What is the product of a reaction involving 1,3-cyclohexadiene and DBr?
Answer:
There are two main addition products in this case.
When you protonate (with your D+) you do so on the END of the diene system (C1) so that you will have an allylic cation (C2-C3-C4). The Br(-) then adds to either end (C2 or C4) of that allylic cation. If it adds to C2, then you've got a C3=C4 double bond, a bromine on C2, and a D on C1. If bromide adds to C4 then you've got a C2=C3 double bond, a bromine on C4, and a D on C1. You will have a mixture in both cases of Br trans to D and Br cis to D.
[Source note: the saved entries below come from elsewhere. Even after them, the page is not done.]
int zero_block(const float** out) {
    static const float* ptr = nullptr;
    if (!ptr) {
        void* sym = nullptr;
        LM_HIP(hipGetSymbolAddress(&sym, HIP_SYMBOL(g_zero_chunk)));
        ptr = (const float*)sym;
    }
    *out = ptr;
    return LM_OK;
}

}

static int conv_dispatch(void* stream, const float* x, int ldx, const float* wp, int CoutP, const float* scale, const float* shift,
                         const float* res, int ldr, int res_rows, float* y, int ldy, int B, int H, int W, int Cin, int Cout,
                         int KH, int KW, int stride, int pad_h, int pad_w, int dil, int act, double* gn_part, int res_hi = 0,
                         int res_wi = 0) {
    LM_REQUIRE(x && wp && y, "conv_mfma: null pointer");
    LM_REQUIRE(Cin > 0 && Cin % BK == 0, "conv_mfma: Cin=%d must be a multiple of %d", Cin, BK);
    LM_REQUIRE(CoutP >= Cout && CoutP % 128 == 0, "conv_mfma: CoutP=%d must be Cout=%d rounded up to 128", CoutP, Cout);
    LM_REQUIRE(ldx >= Cin && ldx % 4 == 0 && ldy >= Cout, "conv_mfma: bad leading dims ldx=%d ldy=%d", ldx, ldy);
    LM_REQUIRE(stride >= 1 && dil >= 1 && KH >= 1 && KW >= 1, "conv_mfma: bad geometry");
    ConvParams p;
    p.x = x; p.wp = wp; p.scale = scale; p.shift = shift; p.res = res; p.y = y;
    p.ldx = ldx; p.ldr = ldr; p.ldy = ldy; p.res_rows = res_rows;
    p.res_hi = res_hi; p.res_wi = res_wi;
    p.B = B; p.H = H; p.W = W; p.Cin = Cin; p.Cout = Cout; p.CoutP = CoutP;
    p.Ho = (H + 2 * pad_h - dil * (KH - 1) - 1) / stride + 1;
    p.Wo = (W + 2 * pad_w - dil * (KW - 1) - 1) / stride + 1;
    LM_REQUIRE(p.Ho > 0 && p.Wo > 0, "conv_mfma: empty output");
    p.KH = KH; p.KW = KW; p.stride = stride; p.pad_h = pad_h; p.pad_w = pad_w; p.dil = dil; p.act = act;
    p.M = (long)B * p.Ho * p.Wo;
    LM_REQUIRE(((long)B * H * W + (long)(KH * dil + pad_h + 1) * W) * ldx < (1L << 31) && (long)KH * KW * CoutP * Cin < (1L << 31),
               "conv_mfma: tensor too large for 32-bit element offsets (B*H*W*ld = %ld)", (long)B * H * W * ldx);
    p.gn_part = gn_part;
    p.gn_chunks = 0;
    p.nbr = nullptr;
    p.taps_real = 0;
    LM_REQUIRE(p.M < (1L << 31) && res_rows >= 0, "conv_mfma: %ld output pixels do not fit 32-bit indices", p.M);
    p.div_wo = lm_fastdiv_make((unsigned)p.Wo);
    p.div_ho = lm_fastdiv_make((unsigned)p.Ho);
    p.div_rr = lm_fastdiv_make((unsigned)(res_rows > 0 ? res_rows : 1));
    p.res_sy = (res_hi > 0 && p.Ho > 1) ? (float)(res_hi - 1) / (float)(p.Ho - 1) : 0.f;
    p.res_sx = (res_wi > 0 && p.Wo > 1) ? (float)(res_wi - 1) / (float)(p.Wo - 1) : 0.f;
    if (int e = zero_block(&p.zero)) return e;
    hipStream_t s = (hipStream_t)stream;
    {
        const int r = lateral_try(p, s);
        if (r < 0) {
            lm_set_error("conv_mfma: lateral kernel launch failed");
            return -r;
        }
        if (r > 0) return LM_OK;
    }
    if (gn_part) {
        LM_REQUIRE(Cout > 64 && Cout % 4 == 0 && ((long)p.Ho * p.Wo) % 128 == 0 && res == nullptr && act == LM_ACT_NONE,
                   "conv_mfma(gn stats): needs Cout > 64, Ho*Wo %% 128 == 0, no residual / activation");
        p.gn_chunks = (int)((long)p.Ho * p.Wo / 64);
        return launch<128, 128, 64, 64>(p, s);
    }
    if (Cout <= 64) return launch<128, 64, 32, 64>(p, s);
    {
        static const long tiny_k = [] { const char* e = getenv("LM_CONV_TINYK"); return e ? atol(e) : 256L; }();
        if ((long)KH * KW * Cin <= tiny_k) return launch<128, 128, 32, 64>(p, s);
    }
    const long big_blocks = ((p.M + 127) / 128) * ((Cout + 127) / 128);
    static const long small_m = [] { const char* e = getenv("LM_CONV_SMALLM"); return e ? atol(e) : 700L; }();
    if (big_blocks < small_m) return launch<64, 64, 32, 32>(p, s);
    return launch<128, 128, 64, 64>(p, s);
}

LM_API int lm_conv2d_nhwc_mfma_f32(void* stream, const float* x, int ldx, const float* wp, int CoutP,
                                   const float* scale, const float* shift,
                                   const float* res, int ldr, int res_rows, float* y, int ldy,
                                   int B, int H, int W, int Cin, int Cout, int KH, int KW,
                                   int stride, int pad_h, int pad_w, int dil, int act) {
    return conv_dispatch(stream, x, ldx, wp, CoutP, scale, shift, res, ldr, res_rows, y, ldy, B, H, W, Cin, Cout, KH, KW, stride,
                         pad_h, pad_w, dil, act, nullptr);
}

LM_API int lm_conv2d_nhwc_mfma_f32_gnstats(void* stream, const float* x, int ldx, const float* wp, int CoutP, const float* shift,
                                           float* y, int ldy, double* gn_partial, int B, int H, int W, int Cin, int Cout,
                                           int KH, int KW, int stride, int pad_h, int pad_w, int dil) {
    LM_REQUIRE(gn_partial, "conv_mfma(gn stats): null partial buffer");
    return conv_dispatch(stream, x, ldx, wp, CoutP, nullptr, shift, nullptr, 0, 0, y, ldy, B, H, W, Cin, Cout, KH, KW, stride,
                         pad_h, pad_w, dil, LM_ACT_NONE, gn_partial);
}

LM_API int lm_conv2d_nhwc_mfma_resup_f32(void* stream, const float* x, int ldx, const float* wp, int CoutP, const float* scale,
                                         const float* shift, const float* res_coarse, int ldr, int Hr, int Wr, float* y, int ldy,
                                         int B, int H, int W, int Cin, int Cout, int KH, int KW, int stride, int pad_h, int pad_w,
                                         int dil, int act) {
    LM_REQUIRE(res_coarse && Hr > 0 && Wr > 0, "conv_mfma(resup): missing coarse residual");
    LM_REQUIRE(Cout % 4 == 0 && ldy % 4 == 0 && ldr % 4 == 0 && ldr >= Cout, "conv_mfma(resup): Cout=%d, ldy=%d, ldr=%d must be multiples of 4", Cout, ldy, ldr);
    const long Ho = (H + 2 * pad_h - dil * (KH - 1) - 1) / stride + 1, Wo = (W + 2 * pad_w - dil * (KW - 1) - 1) / stride + 1;
    LM_REQUIRE((long)B * Ho * Wo < (1L << 31), "conv_mfma(resup): too many output pixels for 32-bit indices");
    return conv_dispatch(stream, x, ldx, wp, CoutP, scale, shift, res_coarse, ldr, 0, y, ldy, B, H, W, Cin, Cout, KH, KW, stride,
                         pad_h, pad_w, dil, act, nullptr, Hr, Wr);
}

i don't really know what you mean by DBr,but if you mean that it is some positive ion the the reaction will proceed like this-
the best example to take is HBr.
1st 1 of the double bonds will be cleaved,being
asymmetrical,the bromine will add on to the carbon atom with less hydrogens(Markovnikov's rule) and the positive part will go to the carbon with more hydrogen atoms bonded to it.
then the same thing will repeat itself for the second bond hence we will get 1,3-cyclodibromohexane.
I'm not absolutely sure though i think this should happen, please forgive me if im wrong.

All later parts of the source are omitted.